The `rms` function looks at the total energy within each frame of 2048 samples.

At the sampling rate of `sr=22050`, this corresponds to about 93ms of audio.

When we convert to decibels (relative to the maximum), we see that the energy is usually pretty high (during speech), and dips down low in between.  We can use this to determine a decibel threshold for determining silence.

In fact, we have a function built in that does exactly this calculation: you give it a decibel threshold, and it will return a list of time intervals (measured in samples) of detected regions that are above the threshold.  It's called `librosa.effects.split`.

In [None]:
librosa.effects.split(y=y, top_db=20)

In [None]:
# To use it, first save the intervals into an array
intervals = librosa.effects.split(y=y, top_db=20)

In [None]:
# Now we can slice out the first interval
y_slice = y[intervals[0, 0]:intervals[0, 1]]

In [None]:
Audio(data=y_slice, rate=sr)

In [None]:
# And the second slice
y_slice2 = y[intervals[1, 0]:intervals[1, 1]]

In [None]:
Audio(data=y_slice2, rate=sr)

# Hmmm....

That doesn't work all that well.  What's going on?

Let's take a closer look at the spectrum.  In this case, we'll use a logarithmic frequency axis to get a better view of the low frequencies.


In [None]:
librosa.display.specshow(S_db, x_axis='time', y_axis='log')
plt.colorbar()

### Noise!

These signals have a lot of energy in the low frequencies.

Let's use scipy to filter out the low frequencies.

In [None]:
import scipy.signal

In [None]:
# We'll make a high-pass, order-6 butterworth filter
# Let's put the cutoff at 64 Hz

# Don't worry about the details here: this is a pretty standard way
# to do filtering

b, a = scipy.signal.butter(6, 64, btype='high', fs=sr)

# Now that we have our coefficients, we can filter the signal
y_high = scipy.signal.filtfilt(b, a, y)

In [None]:
# Let's listen to our output
Audio(data=y_high, rate=sr)

In [None]:
# Now let's compute the spectrogram again and plot it
D_high = librosa.stft(y_high)
S_high = np.abs(D_high)
S_high_db = librosa.amplitude_to_db(S_high, ref=np.max)

In [None]:
librosa.display.specshow(S_high_db, x_axis='time', y_axis='log')
plt.colorbar()

# No more low-frequency noise!

Let's see how that impacts our silence detection.

In [None]:
energy_high = librosa.feature.rms(S=S_high)

In [None]:
# Or we can plot in decibels
plt.plot(times, librosa.amplitude_to_db(energy_high[0], ref=np.max))

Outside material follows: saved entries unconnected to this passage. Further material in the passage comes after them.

@@ -361,7 +363,49 @@
   const int K = cf.K, t = threadIdx.x;
   const int nc = C / kFoldTile;
   const int tk = blockIdx.x / nc, tc = blockIdx.x - tk * nc;
-  const int k0 = tk * kFoldTile, c0 = tc * kFoldTile;
+  const int wv = t >> 6, lane = t & 63;
+  const int r = lane & 31, h = lane >> 5;
+  const int k0 = tk * kFoldTile + (wv >> 1) * 32, c0 = tc * kFoldTile + (wv & 1) * 32;
+  const uint32_t aoff = (uint32_t)h * K + k0 + r, boff = (uint32_t)h * C + c0 + r;
+  uint16_t xa[kFoldRing][kFoldQB];
+  float xb[kFoldRing][kFoldQB];
+#pragma unroll
+  for (int d = 0; d < kFoldRing; ++d)
+#pragma unroll
+    for (int s = 0; s < kFoldQB; ++s) {
+      const int q = 2 * (kFoldQB * d + s);
+      xa[d][s] = (wt + (size_t)q * K)[aoff];
+      xb[d][s] = (gram + (size_t)q * C)[boff];
+    }
+  float cs;
+  if (csum_slots == 1) {
+    cs = colsum[c0 + r];
+  } else {
+    float4 s4[4];
+    const float* pc = colsum + (size_t)(lane >> 3) * C + c0 + 4 * (lane & 7);
+#pragma unroll
+    for (int u = 0; u < 4; ++u) s4[u] = *reinterpret_cast<const float4*>(pc + (size_t)(8 * u) * C);
+#pragma unroll
+    for (int i = 4; i < kCsumSlots / 8; ++i) {
+      const float4 x = *reinterpret_cast<const float4*>(pc + (size_t)(8 * i) * C);
+      s4[i & 3].x += x.x; s4[i & 3].y += x.y; s4[i & 3].z += x.z; s4[i & 3].w += x.w;
+    }
+    float c4[4] = {(s4[0].x + s4[1].x) + (s4[2].x + s4[3].x), (s4[0].y + s4[1].y) + (s4[2].y + s4[3].y),
+                   (s4[0].z + s4[1].z) + (s4[2].z + s4[3].z), (s4[0].w + s4[1].w) + (s4[2].w + s4[3].w)};
+#pragma unroll
+    for (int off = 8; off < 64; off <<= 1)
+#pragma unroll
+      for (int j = 0; j < 4; ++j) c4[j] += __shfl_xor(c4[j], off, 64);
+    const float y0 = __shfl(c4[0], r >> 2, 64), y1 = __shfl(c4[1], r >> 2, 64);
+    const float y2 = __shfl(c4[2], r >> 2, 64), y3 = __shfl(c4[3], r >> 2, 64);
+    cs = (r & 2) ? ((r & 1) ? y3 : y2) : ((r & 1) ? y1 : y0);
+  }
+  float ck1, cka, ckb;
+  {
+    const int k = k0 + r;
+    ck1 = cf.gamma[k] * cf.stats[K + k];
+    cf.ab(k, cka, ckb);
+  }
   if (blockIdx.x == 0 && dgamma != nullptr) {
     for (int k = t; k < K; k += 256) {
       const float is = cf.stats[K + k];
@@ -369,95 +413,64 @@
       dbeta[k] += cf.sums[k];
     }
   }
-  __shared__ __attribute__((aligned(16))) float sW[32][kFoldTile];
-  __shared__ __attribute__((aligned(16))) float sG[32][kFoldTile];
-  __shared__ float sCs[4][kFoldTile];
-  __shared__ int last;
-  {
-    const int j = t & (kFoldTile - 1), ph = t >> 6;
-    float a = 0.f;
-    if (csum_slots == 1) {
-      if (ph == 0) a = colsum[c0 + j];
-    } else {
-#pragma unroll 8
-      for (int sl = ph; sl < kCsumSlots; sl += 4) a += colsum[(size_t)sl * C + c0 + j];
-    }
-    sCs[ph][j] = a;
-    __syncthreads();
-    if (t < kFoldTile) sCs[0][t] = sCs[0][t] + sCs[1][t] + sCs[2][t] + sCs[3][t];
-  }
-  const int ty = t >> 4, tx = t & 15;
-  float acc[4][4] = {};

### That's much more like it!

In [None]:
new_splits = librosa.effects.split(y=y_high, top_db=30)

In [None]:
Audio(data=y[new_splits[0, 0]:new_splits[0, 1]], rate=sr)

In [None]:
Audio(data=y[new_splits[1, 0]:new_splits[1, 1]], rate=sr)

In [None]:
Audio(data=y[new_splits[2, 0]:new_splits[2, 1]], rate=sr)

# Wrapping up

In this notebook, you've done the following:

1. Computed features from audio and visualized the result
2. Implemented rules for splitting silence from non-silence
3. Iterated on the design by incorporating signal filtering

Once you've completed this part, try loading another example file.  Does the method still work, or does it need more refinement?  What might you do differently?